The word "kCtrlFinished" occurs in some of the lines below; copy each of those lines.

* RECORDS TO USE
* * *
#pragma unroll
    for (int st = 0; st < kStages - 1; ++st) {
      const Addr p0 = addr_of(st, st);
      F_ISSUE4(p0, 0)
      F_ISSUE4(p0, 1)
// ... 1 lines not shown
    __builtin_amdgcn_s_waitcnt(vmcnt_imm((kStages - 2) * kStageReqs));
    __syncthreads();
#pragma unroll
    for (int k = 0; k < 8; ++k) {
      F_READ(k, 0, 0)
    }
#pragma unroll
    for (int k = 0; k < 8; ++k) {
      F_BUILD_B(0, k)
    }
    uint32_t buf = 0;
    Addr pa = addr_of(kStages - 1, kStages - 1);
    uint32_t step = 0;
    while (step + 1 < seg_steps) {
      F_KSTEP
      F_KSTEP
    }
    if (step < seg_steps) F_KSTEP
    __builtin_amdgcn_s_waitcnt(0x0F70);
    __syncthreads();
    F_PUBLISH(seg_end)
    if (seg_end == num_steps) break;

    const bool forecast = seg_end == chk0;
    const float scale = forecast ? (float)kCheckShares64[0] * (1.f / 64.f) : 1.f;
    float2 *const ck_rows = reinterpret_cast<float2 *>(lds);
    float2 *const ck_cols = ck_rows + kT;
    uint32_t *const ck_words = reinterpret_cast<uint32_t *>(ck_cols + kT);
    {
      const uint32_t share = forecast ? kCheckShares64[0] : share1;
      const float thr_f = forecast ? a.kin_threshold + 3.66f * rsqrtf(256.f * (float)all_steps)
                                   : a.kin_threshold;
      const float t = 2.f - 4.f * thr_f;
      const size_t ir = (size_t)tr * kT + threadIdx.x;
      const size_t ic = (size_t)a.geo.col_base + (size_t)tc * kT + threadIdx.x;
      const float2 sr = a.sample_stats[ir], sc = a.sample_stats[ic];
      ck_rows[threadIdx.x] = make_float2(prefix_u_of(share, ir, sr.x), scale * fmaf(t, sr.y, 8.f));
      ck_cols[threadIdx.x] = make_float2(prefix_u_of(share, ic, sc.x), scale * fmaf(t, sc.y, 8.f));
    }
    __syncthreads();
    const uint32_t emit_cap = (a.check1 >> 8) & 0xFFu;
    uint32_t cnt = 0;
    {
      float2 cc[4];
#pragma unroll
      for (int bj = 0; bj < 4; ++bj) cc[bj] = ck_cols[wx * 128 + bj * 32 + lr];
#pragma unroll
      for (int bi = 0; bi < 4; ++bi)
#pragma unroll
        for (int r = 0; r < 16; ++r) {
          const float2 cr = ck_rows[wy * 128 + bi * 32 + (r & 3) + 8 * (r >> 2) + 4 * g];
#pragma unroll
          for (int bj = 0; bj < 4; ++bj)
            cnt += fmaf(-0.5f, acc[bi][bj][r], cr.x + cc[bj].x) < fminf(cr.y, cc[bj].y) ? 1u : 0u;
        }
    }
#pragma unroll
    for (int off = 32; off > 0; off >>= 1) cnt += __shfl_xor(cnt, off);
    if (lane == 0)
      ck_words[wave] = forecast ? (cnt > 2 * a.quadrant_cap ? 1u : 0u)
                                : (cnt > emit_cap ? emit_cap + 1 : cnt);
    __syncthreads();
    uint32_t found = forecast ? ck_words[0] + ck_words[1] + ck_words[2] + ck_words[3]
                              : max(max(ck_words[0], ck_words[1]), max(ck_words[2], ck_words[3]));
    found = __builtin_amdgcn_readfirstlane(found);
    __syncthreads();
    if (forecast ? found >= 3 : found <= emit_cap) {
      left = true;
      left_forecast = forecast;
      left_emit = !forecast && found != 0;
      break;
    }
    seg_first = seg_end;
  }
#undef F_KSTEP
#undef F_SLICE_A
#undef F_SLICE_B
#undef F_BAR
#undef F_MMA
#undef F_BUILD_A
#undef F_BUILD_B
#undef F_PIN4
#undef F_PINF
#undef F_READ
#undef F_ISSUE4
#undef F_PUBLISH
  if (left && left_emit && threadIdx.x == 0)
    __hip_atomic_fetch_add(a.filter_totals + kTotalEarly, 1ull, __ATOMIC_RELAXED,
                           __HIP_MEMORY_SCOPE_AGENT);
  if (phase != 0 && threadIdx.x == 0)
    __hip_atomic_fetch_add(a.filter_totals + kTotalRotated, 1ull, __ATOMIC_RELAXED,
                           __HIP_MEMORY_SCOPE_AGENT);
  if (left && !left_emit) {
    if (threadIdx.x == 0) {
      __hip_atomic_fetch_add(a.filter_ctrl + kCtrlFinished, 4u, __ATOMIC_RELAXED,
                             __HIP_MEMORY_SCOPE_AGENT);
      if (left_forecast) {
        __hip_atomic_fetch_add(a.filter_ctrl + kCtrlLeft, 4u, __ATOMIC_RELAXED,
                               __HIP_MEMORY_SCOPE_AGENT);
        __hip_atomic_store(a.filter_ctrl + kCtrlGate, 1u, __ATOMIC_RELAXED,
                           __HIP_MEMORY_SCOPE_AGENT);
        __hip_atomic_fetch_add(
            a.filter_totals + kTotalDense, 4ull,
            __ATOMIC_RELAXED, __HIP_MEMORY_SCOPE_AGENT);
      } else {
        a.tile_done[bid] = 1;
        __hip_atomic_fetch_add(
// ... 48 lines not shown
    __syncthreads();
    if (!last) return 0;
    const uint32_t first_piece = piece - part;
    for (uint32_t p = 0; p < a.fsplit_parts; ++p) {
      if (p == part) continue;
      const float4 *src = a.fsplit_slabs + (size_t)(first_piece + p) * kSlabU4 + threadIdx.x;
#pragma unroll
      for (int bi = 0; bi < 4; ++bi)
#pragma unroll
        for (int bj = 0; bj < 4; ++bj)
#pragma unroll
          for (int r4 = 0; r4 < 4; ++r4) {
            const float4 v = src[((bi * 4 + bj) * 4 + r4) * 256];
            acc[bi][bj][4 * r4] += v.x;
            acc[bi][bj][4 * r4 + 1] += v.y;
            acc[bi][bj][4 * r4 + 2] += v.z;
            acc[bi][bj][4 * r4 + 3] += v.w;
          }
    }
  }

  float2 *const st_rows = reinterpret_cast<float2 *>(lds);
  float2 *const st_cols = st_rows + kT;
  {
    const float t = 2.f - 4.f * a.kin_threshold;
    const size_t ir = (size_t)tr * kT + threadIdx.x;
    const size_t ic = (size_t)a.geo.col_base + (size_t)tc * kT + threadIdx.x;
    float2 r = a.sample_stats[ir];
    float2 c = a.sample_stats[ic];
    if (left_emit) {
      r.x = prefix_u_of(share1, ir, r.x);
      c.x = prefix_u_of(share1, ic, c.x);
    }
    r.y = fmaf(t, r.y, 8.f);
    c.y = fmaf(t, c.y, 8.f);
    st_rows[threadIdx.x] = r;
    st_cols[threadIdx.x] = c;
  }
  __syncthreads();
  float2 sc[4];
#pragma unroll
  for (int bj = 0; bj < 4; ++bj) sc[bj] = st_cols[wx * 128 + bj * 32 + lr];

  {
    float best = -1.f;
#pragma unroll
    for (int bi = 0; bi < 4; ++bi)
#pragma unroll
      for (int r = 0; r < 16; ++r) {
        const float2 sr = st_rows[wy * 128 + bi * 32 + (r & 3) + 8 * (r >> 2) + 4 * g];
#pragma unroll
        for (int bj = 0; bj < 4; ++bj)
          best = fmaxf(best, fminf(sr.y, sc[bj].y) -
                                 fmaf(-0.5f, acc[bi][bj][r], sr.x + sc[bj].x));
      }
    if (__ballot(best > 0.f) == 0) {
      if (lane == 0)
        __hip_atomic_fetch_add(a.filter_ctrl + kCtrlFinished, 1u, __ATOMIC_RELAXED, __HIP_MEMORY_SCOPE_AGENT);
      return 0;
    }
  }
  if (lane == 0)
    __hip_atomic_fetch_add(a.filter_ctrl + kCtrlFinished, 1u, __ATOMIC_RELAXED, __HIP_MEMORY_SCOPE_AGENT);

  uint32_t total = 0, base = 0, run = 0;
#pragma nounroll
  for (int pass = 0; pass < 2; ++pass) {
    uint32_t tr_p = tr, tc_p = tc;
    asm volatile("" : "+s"(tr_p), "+s"(tc_p));
#pragma unroll
    for (int bi = 0; bi < 4; ++bi) {
#pragma unroll
      for (int r = 0; r < 16; ++r) {
        const uint32_t row = wy * 128 + bi * 32 + (r & 3) + 8 * (r >> 2) + 4 * g;
        const float2 sr = st_rows[row];
        const uint32_t li = tr_p * kT + row;
#pragma unroll
        for (int bj = 0; bj < 4; ++bj) {
          const uint32_t lj = tc_p * kT + wx * 128 + bj * 32 + lr;
          const bool valid = li < a.geo.num_rows && lj < a.geo.num_cols &&
                             a.i_begin + li < a.j_begin + lj;
          const float x_lb = fmaf(-0.5f, acc[bi][bj][r], sr.x + sc[bj].x);
          const bool cand = valid && x_lb < fminf(sr.y, sc[bj].y);
          const unsigned long long b = __ballot(cand);
          if (b != 0) {
            if (pass == 0) {
              total += (uint32_t)__popcll(b);
            } else {
              const uint32_t before = __builtin_amdgcn_mbcnt_hi(
                  (uint32_t)(b >> 32), __builtin_amdgcn_mbcnt_lo((uint32_t)b, 0u));
              if (cand) a.cand_list[base + run + before] = make_uint2(li, lj);
              run += (uint32_t)__popcll(b);
            }
          }
        }
      }
    }
    if (pass == 0) {
      if (total == 0) break;
      bool dense = total > a.quadrant_cap;
      if (!dense) {
        uint32_t got = 0;
        if (lane == 0) {
          got = __hip_atomic_fetch_add(a.filter_ctrl, total, __ATOMIC_RELAXED,
                                       __HIP_MEMORY_SCOPE_AGENT);
          __hip_atomic_fetch_add(a.filter_totals + kTotalCand,
                                 (unsigned long long)total, __ATOMIC_RELAXED,
                                 __HIP_MEMORY_SCOPE_AGENT);
        }
        base = (uint32_t)__builtin_amdgcn_readfirstlane(got);
        if (base >= a.cand_cap || total > a.cand_cap - base) {
          for (uint32_t k = base + lane; k < a.cand_cap; k += 64)
            a.cand_list[k] = make_uint2(kNoPair, kNoPair);
          dense = true;
        }
      }
      if (dense) {
        if (lane == 0) {
          const uint32_t slot = __hip_atomic_fetch_add(a.filter_ctrl + kCtrlDense, 1u, __ATOMIC_RELAXED,
                                                       __HIP_MEMORY_SCOPE_AGENT);
          if (slot < a.dense_cap) a.dense_list[slot] = make_uint2(2 * tr + wy, 2 * tc + wx);
          __hip_atomic_fetch_add(a.filter_totals + kTotalDense, 1ull,
                                 __ATOMIC_RELAXED, __HIP_MEMORY_SCOPE_AGENT);
        }
        break;
      }
    }
  }
  return 0;
}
* * *
* ANSWER
      __hip_atomic_fetch_add(a.filter_ctrl + kCtrlFinished, 4u, __ATOMIC_RELAXED,
        __hip_atomic_fetch_add(a.filter_ctrl + kCtrlFinished, 1u, __ATOMIC_RELAXED, __HIP_MEMORY_SCOPE_AGENT);
    __hip_atomic_fetch_add(a.filter_ctrl + kCtrlFinished, 1u, __ATOMIC_RELAXED, __HIP_MEMORY_SCOPE_AGENT);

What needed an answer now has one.